Toute civilisation a son but ultime, son saint Graal à dénicher. Pour notre société occidentale, il s’agit du confort et, surtout de la sécurité. Le « risque zéro » est l’ambition de chacun de nos gouvernements successifs, et ce, quel que soit le bord politique. Pour Anne Dufourmantelle, docteur en philosophie et psychanalyste, ce n’est pas forcément bon signe : « Comment ne pas s’interroger sur ce que devient une culture qui ne peut plus penser le risque sans en faire un acte héroïque, une pure folie, une conduite déviante ? ». Ce qui est pure folie pour Anne Dufourmantelle c’est justement de croire au « risque zéro ». Le concept même est absurde, puisque le risque fait partie du « package » de la vie. Y renoncer, c’est renoncer à vivre, et c’est là où veut en venir Anne Dufourmantelle quand elle écrit dans son Eloge du risque : « Risquer sa vie c’est peut, d’abord, ne pas mourir. » Pourquoi ? « Parce que morts, nous le sommes si souvent… […] Nous entrons dans l’ère de glaciation douce, d’anesthésie continuelle et légère avec loisirs organisés, pensées dirigées et vies en miettes, plus des objets en pagaille pour nous étourdir, empêcher l’étonnement, le pas de côté, la mise à distance effective dans l’instant. »

Il y a donc urgence à ce que nous changions de regard sur le risque, que nous le voyions comme élément essentiel de la vie et non comme un parasite à éliminer. C’est d’autant plus essentiel qu’au fond, la vie n’est qu’une suite d’invitations à la prise de risque pour s’éprouver et se trouver. Quid de la famille ?

Risquer de quitter sa famille

« On quitte amour et enfants, mais on ne quitte pas sa famille, on se perpétue entre soi, artistes ou médecins et sous des conduites appliquées, on fabrique d’éternels adolescents, de petits clones sérieusement appliqués à répliquer leurs aînés. ». Voilà un diagnostic sévère à l’endroit de ceux qui ont parfaitement répliqué le schéma parental (ou nous pourrions dire appliqué les volontés parentales) Philosophe et psychanalyste, Anne Dufourmantelle est doublement consciente de la nécessité de nous séparer, à un moment de notre vie, de notre environnement familial.
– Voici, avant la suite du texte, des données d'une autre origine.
+        uint64_t carry = gprev;
+#pragma unroll
+        for (int i = 0; i < SEG_IPT; ++i) {
+            uint64_t pk;
+            if (PK || !(i & 1)) {
+                const uint64_t last = PK ? rk[i] : rk[i + 1];
+                pk = __shfl_up(last, 1);
+                if (lane == 0) pk = carry;
+                carry = seg_lane63(last);
+            } else {
+                pk = rk[i - 1];
+            }
+            uint64_t gi = wbase + srow(i);
+            hm[i] = __ballot(gi < n && (gi == 0 || rk[i] != pk));
+            wheads += (uint32_t)__popcll(hm[i]);
+        }
+    }
+    if (lane == 0) wsc[w] = wheads;
+    __syncthreads();
+    if (wbase >= n) {
+        lead_seg[chunk_id] = 0xFFFFFFFFu;
+        return;
+    }
+    uint32_t wexcl = 0;
+    for (int i = 0; i < w; ++i) wexcl += wsc[i];
+    const int64_t tile_base = (int64_t)head_base[(size_t)blockIdx.x * hstride];
+
+    if (full && wheads == SEG_SPAN) {
+        int64_t *okp = out_k + tile_base + wexcl;
+        uint64_t *ovp = (uint64_t *)out_vv + tile_base + wexcl;
+        auto outv = [&](int i) -> uint64_t {
+            if (OP == 1) return 1ULL;
+            if (OP == 2) {
+                double acc = 0.0;
+                acc += __longlong_as_double((long long)rv[i]);
+                return (uint64_t)__double_as_longlong(acc);
+            }
+            return rv[i];
+        };
+        if (!PK && ((tile_base + wexcl) & 1) == 0) {
+            ulonglong2 *ok2 = (ulonglong2 *)okp + lane;
+            ulonglong2 *ov2 = (ulonglong2 *)ovp + lane;
+#pragma unroll
+            for (int q = 0; q < SEG_IPT / 2; ++q) {
+                ok2[q * 64] = make_ulonglong2(rk[2 * q], rk[2 * q + 1]);
+                ov2[q * 64] = make_ulonglong2(outv(2 * q), outv(2 * q + 1));
+            }
+        } else {
+#pragma unroll
+            for (int i = 0; i < SEG_IPT; ++i) {
+                okp[srow(i)] = (int64_t)rk[i];
+                ovp[srow(i)] = outv(i);
+            }
+        }
+        lead_seg[chunk_id] = 0xFFFFFFFFu;
+        return;
+    }
+
+    uint64_t *st = stage[w];
+    auto swz = [](int s) -> int { return s ^ ((s >> 4) & 3); };
+    auto hand_over = [&](const uint64_t(&src)[SEG_IPT], uint64_t(&dst)[SEG_IPT]) {
+        if (PK) {
+#pragma unroll
+            for (int i = 0; i < SEG_IPT; ++i)
+                st[2 * swz(i * 32 + (lane >> 1)) + (lane & 1)] = src[i];
+        } else {
+#pragma unroll
+            for (int q = 0; q < SEG_IPT / 2; ++q)
+                *reinterpret_cast<ulonglong2 *>(st + 2 * swz(q * 64 + lane)) =
+                    make_ulonglong2(src[2 * q], src[2 * q + 1]);
+        }
+        seg_stage_sync();
+#pragma unroll
+        for (int j2 = 0; j2 < SEG_IPT / 2; ++j2) {
+            ulonglong2 t2 = *reinterpret_cast<const ulonglong2 *>(st + 2 * swz(lane * (SEG_IPT / 2) + j2));
+            dst[2 * j2] = t2.x;
+            dst[2 * j2 + 1] = t2.y;
+        }
+        seg_stage_sync();
+    };
     uint64_t kk[SEG_IPT], sv[SEG_IPT];
-    if (c0g + SEG_IPT <= n) {
-        if (PK) {
-            const ulonglong2 *rp = reinterpret_cast<const ulonglong2 *>(k) + c0g;
-#pragma unroll
-            for (int j = 0; j < SEG_IPT; ++j) {
-                ulonglong2 r2 = rp[j];
-                kk[j] = r2.x;
-                sv[j] = r2.y;
-            }
-        } else {
-            const ulonglong2 *kp = reinterpret_cast<const ulonglong2 *>(k + c0g);
-            const ulonglong2 *vp = reinterpret_cast<const ulonglong2 *>(v + c0g);
-#pragma unroll
-            for (int j2 = 0; j2 < SEG_IPT / 2; ++j2) {
-                ulonglong2 t2 = kp[j2];
-                kk[2 * j2] = t2.x;
-                kk[2 * j2 + 1] = t2.y;
-                if (NEED_V) {
-                    ulonglong2 u2 = vp[j2];
-                    sv[2 * j2] = u2.x;
-                    sv[2 * j2 + 1] = u2.y;
-                }
-            }
-        }
-    } else {
-#pragma unroll
-        for (int j = 0; j < SEG_IPT; ++j) {
-            uint64_t gi = c0g + j;
-            kk[j] = (gi < n) ? k[PK ? 2 * gi : gi] : ~0ULL;
-            if (NEED_V || PK) sv[j] = (gi < n) ? (PK ? k[2 * gi + 1] : v[gi]) : 0;
-        }
-    }
-    uint64_t prev = (c0g > 0 && c0g <= n) ? k[PK ? 2 * (c0g - 1) : c0g - 1] : 0;
-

C’est la condition sine qua none pour nous trouver et comprendre nos aspirations et vocations.

Étouffer ses aspirations et ses convictions intimes c’est se renier et c’est ouvrir la porte à la dépression

« Quitter sa famille, son origine, sa ville natale, le déjà-vu est l’assurance d’une familiarité sans fracture – quelle vie singulière n’est-elle pas à ce prix ? A être infidèle à ce qui vous a été non pas transmis par amour, mais ordonné psychiquement, généalogiquement, sous peine de destitution ? L’épreuve initiatique d’une seconde naissance reste toujours et plus que jamais nécessaire. Il nous faut partir, nous défaire de nos codes, nos appartenances, notre lignée. Toute œuvre est à ce prix. Et tout amour je crois. »

En premier lieu, l’amour de soi. Car étouffer ses aspirations et ses convictions intimes c’est se renier et c’est ouvrir la porte à la dépression. Vishen Lakhiani ne préconise pas autre chose en parlant de transcender le paysage culturel, autrement dit la famille. Risquer de quitter sa famille est donc un faux risque, c’est même un passage obligé semblerait-il pour accéder à une maturité apaisée, à une meilleure connaissance et conscience de soi.

Nota bene : Dans la Bible, Jésus tient ces curieux propos : « Ne croyez pas que je sois venu apporter la paix sur la terre ; je ne suis pas venu apporter la paix, mais l’épée. Car je suis venu mettre la division entre l’homme et son père, entre la fille et sa mère. » En d’autres termes, il incite les jeunes gens à quitter le cocon du pater familias pour aller à la rencontre de leurs âmes.

Comment apprivoiser le risque selon Anne Dufourmantelle ?

En prenant en amitié nos peurs et nos angoisses, qui nous rendent frileux et nous empêchent d’envisager le risque. Au fond : “Pourquoi ne pas en risquer l’amitié comme on approche de nuit, certains grands animaux ? En allant d’abord, et de nuit, à sa rencontre ? Une peur ne se défait pas, elle coexiste avec une perception du monde à laquelle elle reste collée, indissolublement. […] Ce qui apparait dans nos peurs sont les morceaux épars d’un puzzle, il contient en puissance ce qui nous a hanté, déçu, ce qui nous a fait rêver, trébucher, ce qui a constitué en filigrane un monde possible pour nous. »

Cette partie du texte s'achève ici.